So Long and Thanks for All the Fish

Well, thanks to Savage Minds for hosting my one month of posting, and for putting up with a lot of controversy and – er, heated discussion. I had a great time.

If I’ve ruffled some feathers, well – I’m sorry. Oh, not really. Maybe I’ve drawn some attention to the intensely complicated problem that interrogation and torture represent, and pushed people to think beyond Patai, Hersh and Lagouranis. There are so many dimensions to this problem, and even though I’ve only been digging into this for a few months now, I’ve come to believe that anthropology can have something unique and compelling to say about cultures-of-torture/culture-in-torture. Our perspectives can (and should) add nuance to the rapidly expanding body of rock-solid critique being done by psychologists, journalists, lawyers, and human rights activists. The starting material for developing that critique is just a mouse-click away (or several thousand, depending on how much time you want to spend on this). I expect there are SM readers who would be far better at doing this work than I am, and who could generate some stunning research.

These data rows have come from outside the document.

int vm_k_cigar_batch_banded(vm_ctx* c, const vm_score* sc, int eqx, int64_t n, const char* t, const int64_t* t_off, const char* q,
                            const int64_t* q_off, char** cigars, int64_t** cigar_off, int32_t** band_flag, int64_t* stats) {
    if (!c) { set_error("no context"); return VM_ERR_NO_CTX; }
    if (n > 0x7fffffff) { set_error("too many problems"); return VM_ERR_ARG; }
    VMX_HIP(hipSetDevice(c->device));
    vmx_fetch_scope fetch_scope(c);
    vmx_batch_bufs& B = *vmx_ctx_batch_bufs(c);
    VMX_TRY(upload_encode(c, t, t_off, n, c->b[0], B.tpool, c->b[2]));
    VMX_TRY(upload_encode(c, q, q_off, n, c->b[3], B.qpool, c->b[5]));
    const int ad_pct = vmx_ad_pct_env();
    vmx_round_args R; memset(&R, 0, sizeof R);
    R.ad_on = 1; R.ad_match = sc->match; R.ad_o1 = sc->o1; R.ad_e1 = sc->e1; R.ad_o2 = sc->o2; R.ad_e2 = sc->e2; R.ad_pct = ad_pct;
    std::vector<vmx_dp_prob> probs((size_t)n);
    std::vector<int64_t> keys((size_t)n);
    int64_t tb = 0, bnd = 0, run = 0, cig = 0, redo = 0;
    for (int64_t i = 0; i < n; ++i) {
        vmx_dp_prob& p = probs[i];
        p.t_off = t_off[i]; p.q_off = q_off[i]; p.tl = (int32_t)(t_off[i + 1] - t_off[i]); p.ql = (int32_t)(q_off[i + 1] - q_off[i]);
        p.tb_off = tb; p.bnd_off = bnd; p.run_off = run; p.cig_off = cig;
        tb += vmx_round_tb_bytes(R, p.tl, p.ql); keys[i] = vmx_round_key(R, p.tl, p.ql);
        if (p.tl > 0 && p.ql > 0 && VMX_DP16X4_OK(p.tl, p.ql)) redo += VMX_REDO_TB_BYTES((int64_t)p.tl, (int64_t)p.ql);
        bnd += 3 * (int64_t)(p.ql + 1); run += (int64_t)p.tl + p.ql + 2; cig += 2 * ((int64_t)p.tl + p.ql) + 16;
    }
    const int32_t nn = (int32_t)n;
    VMX_TRY(upload(B.dptab, probs.data(), (size_t)n, c->stream)); VMX_TRY(upload(B.dpsz[0], keys.data(), (size_t)n, c->stream)); VMX_TRY(upload(B.chunkn, &nn, 1, c->stream));
    VMX_TRY(B.tb.reserve((size_t)tb + 64)); VMX_TRY(B.tbredo.reserve((size_t)redo + 64)); VMX_TRY(B.bnd.reserve(sizeof(int32_t) * (size_t)(bnd + 4)));
    VMX_TRY(B.run.reserve(sizeof(uint32_t) * (size_t)(run + 4))); VMX_TRY(B.cig.reserve((size_t)cig + 16));
    VMX_TRY(B.ciglen.reserve(4 * (size_t)(n + 1))); VMX_TRY(B.cigq.reserve(4 * (size_t)(n + 1))); VMX_TRY(B.dpscore.reserve(4 * (size_t)(n + 1)));
    VMX_TRY(B.order.reserve(4 * (size_t)(2 * n + 64)));
    VMX_TRY(B.gfctl.reserve(4 * VMX_GF_SLOT)); VMX_HIP(hipMemsetAsync(B.gfctl.p, 0, 4 * VMX_GF_SLOT, c->stream));
    if (n) vmx_gapfill_chunk(c, B, *sc, ad_pct, eqx, 0, n, B.chunkn.as<int32_t>(), 0, B.gfctl.as<int32_t>(), B.order.as<int32_t>() + n + 32, redo, nullptr);
    std::vector<char> hc((size_t)cig + 16); std::vector<int32_t> hl((size_t)n), flag((size_t)n), ctl(32);
    VMX_TRY(download(hc.data(), B.cig.p, (size_t)cig, c->stream));
    VMX_TRY(download(hl.data(), B.ciglen.p, (size_t)n, c->stream));
    VMX_TRY(download(flag.data(), B.dpscore.p, (size_t)n, c->stream));
    VMX_TRY(download(ctl.data(), B.gfctl.p, ctl.size(), c->stream));
    VMX_HIP(vmx_stream_sync(c));
    VMX_HIP(hipGetLastError());
    int64_t nb = 0, eligible = 0, small = 0;
    for (int64_t i = 0; i < n; ++i) {
        const bool sm = probs[i].tl > 0 && probs[i].ql > 0 && VMX_DP16X4_OK(probs[i].tl, probs[i].ql);
        if (!sm) flag[i] = 0;
        small += sm; nb += sm && flag[i] > VMX_AD_FLAG;
        eligible += sm && vmx_ad_ns(probs[i].tl, probs[i].ql, sc->match, sc->o1, sc->e1, sc->o2, sc->e2, ad_pct & 0xffff, (ad_pct >> 16) & 0xffff) > 0;
    }
    if (stats) { stats[0] = eligible; stats[1] = nb; stats[2] = ctl[12]; stats[3] = n - small; stats[4] = ctl[18]; stats[5] = ctl[19]; }
    if (band_flag) { *band_flag = host_alloc<int32_t>((size_t)n); memcpy(*band_flag, flag.data(), sizeof(int32_t) * (size_t)n); }
    cigar_strings(n, probs.data(), hc.data(), hl.data(), cigars, cigar_off);
    return VM_OK;
}

int vm_k_cigar(vm_ctx* c, const char* t, int64_t tl, const char* q, int64_t ql, const vm_score* sc, int bw, int zdrop, int eqx, vm_cigar_out* out) {
    memset(out, 0, sizeof(*out));
    int64_t to[2] = {0, tl}, qo[2] = {0, ql};
    if (zdrop < 0) {
        char* cg = nullptr; int64_t* co = nullptr; int32_t* s = nullptr;
        int rc = vm_k_cigar_batch(c, sc, eqx, 1, t, to, q, qo, &cg, &co, &s);
        if (rc < 0) return rc;
        out->cigar = cg; out->q_e = (int32_t)ql; out->t_e = (int32_t)tl; out->score = s[0];
        free(co); free(s);
        return VM_OK;
    }
    if (sc->o1 != sc->o2 || sc->e1 != sc->e2) { set_error("vm_k_cigar: z-drop extension needs identical gap pieces (the reference calls it with 4,4,4,4)"); return VM_ERR_UNSUPPORTED; }
    int32_t *te = nullptr, *qe = nullptr, *s = nullptr;
    int rc = vm_k_extend_batch(c, sc->match, sc->mismatch, sc->o1, sc->e1, bw, zdrop, 1, t, to, q, qo, &te, &qe, &s);
    if (rc < 0) return rc;
    out->cigar = (char*)calloc(1, 1); out->t_e = te[0]; out->q_e = qe[0]; out->score = s[0];
    free(te); free(qe); free(s);
    return VM_OK;
}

Because I am not over my obsession with torture and interrogation, I was inspired to start my own blog to help me sort through my thoughts and, hopefully, to get feedback. I’m posting a couple of times a week – so far, it’s mostly overview and general thoughts about working with the torture documents – but I’ll start digging into specific topics in the coming weeks, and posting short essays about what I’ve learned about detention, torture, interrogation, prisoner abuse, and other such issues.

So long, and thanks for the soapbox. It’s been real.

4 thoughts on “So Long and Thanks for All the Fish

  1. Laura,

    Thanks for blogging. I find your work fascinating and relevant, and thought you exhibited exemplary ecumen in dealing with your various interlocutors.

    Anyway, there are a couple papers that I just wanted to mention as maybe of interest:

    Matthew Hull (2003) “The File: Agency, Authority and Autocracy in an Islamabad Bureaucracy,” in Language & Communication, v.23

    Dominic Boyer (2003) “Censorship as a Vocation: The Institutions, Practices and Cultural Logic of Media Control in the German Democratic Republic,” in Comparative Studies in Society & History, v.45

  2. Thanks, Jeff. Those sound like they’ll be great framing pieces. If you come across other resources, I’ll be setting up a separate email account through my blog in the next couple of days and would appreciate the tips.

    Kerim – I hope it becomes a resource! That would be a wild success!